# Graph of f has Measure Zero

1. Apr 10, 2008

### varygoode

1. The problem statement, all variables and given/known data

2. Relevant equations

3. The attempt at a solution

I'm pretty clueless as to what's going on here. If someone can just please lead me in the right direction, I would be quite grateful.

2. Apr 10, 2008

### Dick

Start with a really simple case. Take Q=[0,1] in R. Take f(x)=x. Then the 'graph' is the diagonal of the square [0,1]x[0,1] in R^2. Can you show that graph has zero measure in R^2? How would you modify that argument to handle the general case? Hint: f is in fact uniformly continuous since the domain is compact.

3. Apr 10, 2008

### varygoode

I think I can easily find countably many rectangles to cover the diagonal you are talking about. Something like if I take all the intervals on the line, all of length 1 let's say, then I can cover the interval by n squares with height epsilon/n. Then if I take the union of them, I'll get the volume is less than epsilon in summation.

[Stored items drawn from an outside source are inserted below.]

#define EVAL_CONST 24
__device__ __forceinline__ double* eval_const(const BsplineArgs& A, unsigned char* smem_raw) {
  return reinterpret_cast<double*>(smem_raw) + 15 * (size_t)A.N;
}
__device__ void load_eval_const(const BsplineArgs& A, int c, unsigned char* smem_raw) {
  double* K = eval_const(A, smem_raw);
  const int l = threadIdx.x;
  if (l == 0) K[0] = A.pt_dist[c];
  if (l == 1) K[1] = A.knot_span ? A.knot_span[c] : 0.0;
  if (l == 2) K[2] = A.time_lb ? A.time_lb[c] : -1.0;
  if (l >= 3 && l < 12) K[l] = ((A.cost_function & FUELMI_COST_START) && A.start_state) ? A.start_state[(size_t)c * 9 + (l - 3)] : 0.0;
  if (l >= 12 && l < 21) K[l] = ((A.cost_function & FUELMI_COST_END) && A.end_state) ? A.end_state[(size_t)c * 9 + (l - 12)] : 0.0;
  __syncthreads();
}
template <int NWV>
__device__ double bspline_eval(const Geo& g, const float* __restrict__ dist, const BsplineArgs& A, int c,
                               const double* x, double* grad, unsigned char* smem_raw) {
  const double* K = eval_const(A, smem_raw);
  const int N = A.N, dim = A.dim;
  const int wv = NWV == 1 ? 0 : (int)(threadIdx.x >> 6);
  const bool is_sm = NWV == 1 || wv == 0, is_fe = NWV == 1 || wv == 1, is_di = NWV == 1 || wv == 2, is_mi = NWV == 1 || wv == 3;
  double* q = reinterpret_cast<double*>(smem_raw);
  double* tj = q + 3 * N;
  double* tv = tj + 3 * N;
  double* ta = tv + 3 * N;
  double* gw = ta + 3 * N;
  const int lane = threadIdx.x & 63;
  const bool opt_time = (A.cost_function & FUELMI_COST_MINTIME) != 0;
  const double dt = opt_time ? x[A.nvar - 1] : K[1];
  const double pt_dist = K[0];
  const fuelmi_bspline_cfg& P = A.cfg;

  for (int i = threadIdx.x; i < N; i += 64 * NWV)
    for (int j = 0; j < 3; ++j) q[3 * i + j] = (j < dim) ? x[dim * i + j] : 0.0;
  __syncthreads();

  double cost = 0.0, gt = 0.0;
  const double dt_inv = 1 / dt, dt_inv2 = dt_inv * dt_inv;
  const double pt_inv = 1 / pt_dist;
  const double r_2dt = 1 / (2 * dt), r_dt2 = 1 / (dt * dt), r_ndt2 = 1 / (-dt * dt), r_ndt3 = 1 / (-dt * dt * dt);
  DistGather G0;
  const bool gather0 = is_di && (A.cost_function & FUELMI_COST_DISTANCE) && lane < N;
  if (gather0) dist_gather_issue(g, dist, &q[3 * lane], G0);

  for (int i = lane; i < N; i += 64) {
    for (int k = 0; k < 3; ++k) {
      if (is_sm) tj[3 * i + k] = 0.0;
      if (is_fe) tv[3 * i + k] = 0.0;
      if (is_fe) ta[3 * i + k] = 0.0;
      if (is_mi) gw[3 * i + k] = 0.0;
    }
    if (is_sm && (A.cost_function & FUELMI_COST_SMOOTHNESS) && i + 3 < N) {
      double s = 0.0;
      for (int k = 0; k < 3; ++k) {
        double ji = (q[3 * (i + 3) + k] - 3 * q[3 * (i + 2) + k] + 3 * q[3 * (i + 1) + k] - q[3 * i + k]) * pt_inv;
        s += ji * ji;
        tj[3 * i + k] = 2 * ji * pt_inv;
      }
      cost += P.ld_smooth * s;
    }
    if (is_fe && (A.cost_function & FUELMI_COST_FEASIBILITY)) {
      if (i + 1 < N) {
        for (int k = 0; k < 3; ++k) {
          double vi = (q[3 * (i + 1) + k] - q[3 * i + k]) * dt_inv;
          double vd = fabs(vi) - P.max_vel;
          if (vd > 0.0) {
            cost += P.ld_feasi * (vd * vd);
            double sign = vi > 0 ? 1.0 : -1.0;
            double tmp = 2 * vd * sign * dt_inv;
            tv[3 * i + k] = tmp;
            if (opt_time) gt += P.ld_feasi * (tmp * (-vi));
          }
        }
      }
      if (i + 2 < N) {
        for (int k = 0; k < 3; ++k) {
          double ai = (q[3 * (i + 2) + k] - 2 * q[3 * (i + 1) + k] + q[3 * i + k]) * dt_inv2;
          double ad = fabs(ai) - P.max_acc;
          if (ad > 0.0) {
            cost += P.ld_feasi * (ad * ad);
            double sign = ai > 0 ? 1.0 : -1.0;
            double tmp = 2 * ad * sign * dt_inv2;
            ta[3 * i + k] = tmp;
            if (opt_time) gt += P.ld_feasi * (tmp * ai * (-2) * dt);
          }
        }
      }
    }
  }
  __syncthreads();
  if (is_mi && (A.cost_function & FUELMI_COST_WAYPOINTS) && lane == 0) {
    double s = 0.0;
    for (int w = 0; w < A.n_waypt; ++w) {
      const double* wp = A.waypoints + ((size_t)c * A.n_waypt + w) * 3;
      int idx = A.waypt_idx[(size_t)c * A.n_waypt + w];
      for (int k = 0; k < 3; ++k) {
        double dq = 1 / 6.0 * (q[3 * idx + k] + 4 * q[3 * (idx + 1) + k] + q[3 * (idx + 2) + k]) - wp[k];
        s += dq * dq;
        gw[3 * idx + k] += dq * (2.0 / 6.0);
        gw[3 * (idx + 1) + k] += dq * (8.0 / 6.0);
        gw[3 * (idx + 2) + k] += dq * (2.0 / 6.0);
      }
    }
    cost += P.ld_waypt * s;
  }
  __syncthreads();

  for (int i = lane; i < N; i += 64) {
    double gq[3] = {0.0, 0.0, 0.0};
    if (is_sm && (A.cost_function & FUELMI_COST_SMOOTHNESS)) {
      const double wgt[4] = {-1.0, 3.0, -3.0, 1.0};
      for (int s = 0; s < 4; ++s) {
        int j = i - s;
        if (j >= 0 && j + 3 < N)
          for (int k = 0; k < 3; ++k) gq[k] += P.ld_smooth * wgt[s] * tj[3 * j + k];
      }
    }
    if (is_di && (A.cost_function & FUELMI_COST_DISTANCE)) {
      double dg[3];
      double d = (i == lane && gather0) ? dist_gather_finish(g, G0, dg) : dist_with_grad_dev(g, dist, &q[3 * i], dg);
      double nrm = sqrt(dot3(dg, dg));
      if (nrm > 1e-4) {
        const double nrm_inv = 1 / nrm;
        for (int k = 0; k < 3; ++k) dg[k] *= nrm_inv;
      }
      if (d < P.dist0) {
        cost += P.ld_dist * ((d - P.dist0) * (d - P.dist0));
        for (int k = 0; k < 3; ++k) gq[k] += P.ld_dist * (2.0 * (d - P.dist0) * dg[k]);
      }
    }
    if (is_fe && (A.cost_function & FUELMI_COST_FEASIBILITY)) {
      for (int k = 0; k < 3; ++k) {
        double s = 0.0;
        if (i + 1 < N) s += -tv[3 * i + k];
        if (i >= 1) s += tv[3 * (i - 1) + k];
        if (i + 2 < N) s += ta[3 * i + k];
        if (i >= 1 && i + 1 < N) s += -2 * ta[3 * (i - 1) + k];
        if (i >= 2) s += ta[3 * (i - 2) + k];
        gq[k] += P.ld_feasi * s;
      }
    }
    {
      const bool is_start = is_mi && (A.cost_function & FUELMI_COST_START) && i < 3;
      const bool is_end = is_mi && (A.cost_function & FUELMI_COST_END) && i >= N - 3;
      for (int pass = 0; pass < 2; ++pass) {
        const bool as_end = (pass == 0) ? (!is_start && is_end) : (is_start && is_end);
        if (!(pass == 0 ? (is_start || is_end) : as_end)) continue;
        const int b0 = as_end ? N - 3 : 0, r = i - b0;
        const double* tgt = K + (as_end ? 12 : 3);
        const double w_pos = as_end ? 1.0 : 10.0, lam = as_end ? P.ld_end : P.ld_start;
        const bool have_vel = !as_end || A.end_n >= 2, have_acc = !as_end || A.end_n == 3;
        double c_b = 0.0, gt_b = 0.0;
        for (int k = 0; k < 3; ++k) {
          const double qa = q[3 * b0 + k], qb = q[3 * (b0 + 1) + k], qc = q[3 * (b0 + 2) + k];
          const double first = as_end ? qc : qa, last = as_end ? qa : qc;
          double dq = 1 / 6.0 * (first + 4 * qb + last) - tgt[k];
          c_b += w_pos * dq * dq;
          double gk = w_pos * 2 * dq * ((r == 1) ? (4 / 6.0) : (1 / 6.0));
          if (have_vel) {
            dq = r_2dt * (qc - qa) - tgt[3 + k];
            c_b += dq * dq;
            if (r == 0) gk += 2 * dq * (-1.0) * r_2dt;
            if (r == 2) gk += 2 * dq * 1.0 * r_2dt;
            gt_b += dq * (qc - qa) * r_ndt2;
          }
          if (have_acc) {
            dq = r_dt2 * (first - 2 * qb + last) - tgt[6 + k];
            c_b += dq * dq;
            gk += 2 * dq * ((r == 1) ? -2.0 : 1.0) * r_dt2;
            gt_b += dq * (first - 2 * qb + last) * r_ndt3;
          }
          gq[k] += lam * gk;
        }
        if (r == (as_end ? 2 : 0)) {
          cost += lam * c_b;
          if (opt_time) gt += lam * gt_b;
        }
      }
    }
    if (is_mi && (A.cost_function & FUELMI_COST_GUIDE) && i >= A.order && i < N - A.order) {
      const double* gp = A.guide_pts + ((size_t)c * A.n_guide + (i - A.order)) * 3;
      for (int k = 0; k < 3; ++k) {
        double d = q[3 * i + k] - gp[k];
        cost += P.ld_guide * d * d;
        gq[k] += P.ld_guide * 2 * d;
      }
    }
    if (is_mi && (A.cost_function & FUELMI_COST_WAYPOINTS))
      for (int k = 0; k < 3; ++k) gq[k] += P.ld_waypt * gw[3 * i + k];
    if (is_mi && (A.cost_function & FUELMI_COST_VIEWCONS) && i == A.view_idx[c]) {
      const double* p = A.view_pt + (size_t)c * 3;
      const double* dir = A.view_dir + (size_t)c * 3;
      double dn_ = sqrt(dot3(dir, dir));
      double v[3] = {dir[0] / dn_, dir[1] / dn_, dir[2] / dn_};
      double qp[3] = {q[3 * i] - p[0], q[3 * i + 1] - p[1], q[3 * i + 2] - p[2]};
      double pr = dot3(qp, v);
      double dn[3], dl[3];
      for (int k = 0; k < 3; ++k) {
        dn[k] = qp[k] - pr * v[k];
        dl[k] = pr * v[k];
      }
      double c_view = dot3(dn, dn);
      double vdn = dot3(v, dn);
      for (int k = 0; k < 3; ++k) gq[k] += P.ld_view * 2 * (dn[k] - vdn * v[k]);
      double norm_dl = sqrt(dot3(dl, dl));
      if (norm_dl < dn_) {
        c_view += P.wnl * (norm_dl - dn_) * (norm_dl - dn_);
        double vdl = dot3(v, dl);
        for (int k = 0; k < 3; ++k) gq[k] += P.ld_view * (P.wnl * 2 * (norm_dl - dn_) * (vdl * v[k]) / norm_dl);
      }
      cost += P.ld_view * c_view;
    }
    if (NWV == 1) {
      for (int j = 0; j < dim; ++j) grad[dim * i + j] = gq[j];
    } else {
      double* gpart = reinterpret_cast<double*>(smem_raw) + 15 * (size_t)N + EVAL_CONST + (size_t)wv * 3 * N;
      for (int j = 0; j < 3; ++j) gpart[3 * i + j] = gq[j];
    }
  }

  if (is_mi && (A.cost_function & FUELMI_COST_MINTIME) && lane == 0) {
    double duration = (N - A.order) * dt;
    double cst = duration, g_t = double(N - A.order);
    double lb = K[2];
    if (lb > 0 && duration < lb) {
      const double w_lb = 10;
      cst += w_lb * (duration - lb) * (duration - lb);
      g_t += w_lb * 2 * (duration - lb) * (N - A.order);
    }
    cost += P.ld_time * cst;
    gt += P.ld_time * g_t;
  }
  cost = wave_sum(cost);
  gt = wave_sum(gt);
  if (NWV == 1) {
    if (lane == 0 && opt_time) grad[A.nvar - 1] = gt;
    __syncthreads();
    return cost;
  }
  double* part = reinterpret_cast<double*>(smem_raw) + 15 * (size_t)N + EVAL_CONST;
  double* cpart = part + 12 * (size_t)N;
  if (lane == 0) cpart[wv] = cost, cpart[4 + wv] = gt;
  __syncthreads();
  for (int e = threadIdx.x; e < dim * N; e += 64 * NWV) {
    const int i = e / dim, j = e - i * dim;
    grad[e] = ((part[3 * i + j] + part[3 * N + 3 * i + j]) + part[6 * N + 3 * i + j]) + part[9 * N + 3 * i + j];
  }
  if (threadIdx.x == 0 && opt_time) grad[A.nvar - 1] = ((cpart[4] + cpart[5]) + cpart[6]) + cpart[7];
  const double total = ((cpart[0] + cpart[1]) + cpart[2]) + cpart[3];
  __syncthreads();
  return total;
}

But how do I generalize this?

4. Apr 10, 2008

### Dick

That's not super clear, but ok. So now instead of f(x)=x, take f(x) to be any continuous function. Do you believe f(x) is uniformly continuous? Can you prove it? If so then just recite the definition of uniform continuity. For every epsilon>0 there exists a delta>0 such that... Given that how many rectangles do you need to cover [0,1]? What's the area of each rectangle? What's the total area? Now let epsilon approach 0.

5. Apr 10, 2008

### varygoode

It's uniformly continuous since it is continuous on a compact set, right?

So for every epsilon > 0 there exists delta > 0 s.t. |x-y|< delta implies |f(x) - f(y)| < epsilon. I've got that I think.

But I need something else to connect that and the rectangles. I'm horrible at picturing things, so that won't help. I'm just not sure how to define the rectangles in order to ensure they cover G(f). I simply don't see it.

What is the connection?

6. Apr 10, 2008

### Dick

Draw rectangles that are delta in x by epsilon in y in size. How many do you need to cover the range of x in [0,1]? Multiply that by the area of each one. You are right on the uniform thing.

Last edited: Apr 10, 2008
7. Apr 12, 2008

### varygoode

Wait, why are we talking about [0,1]? Damn, I'm completely lost here.

Can you give me this explanation in some mathematically explicit terms? I'm having trouble following what's going on here.

8. Apr 12, 2008

### Dick

I am trying to get you to figure out how to solve an less complicated version of the problem so the notational details don't get in the way of understanding how the proof works. If you can do the problem for the case f:[0,1]->R, I think you can figure out how to generalize it to f:Q->R.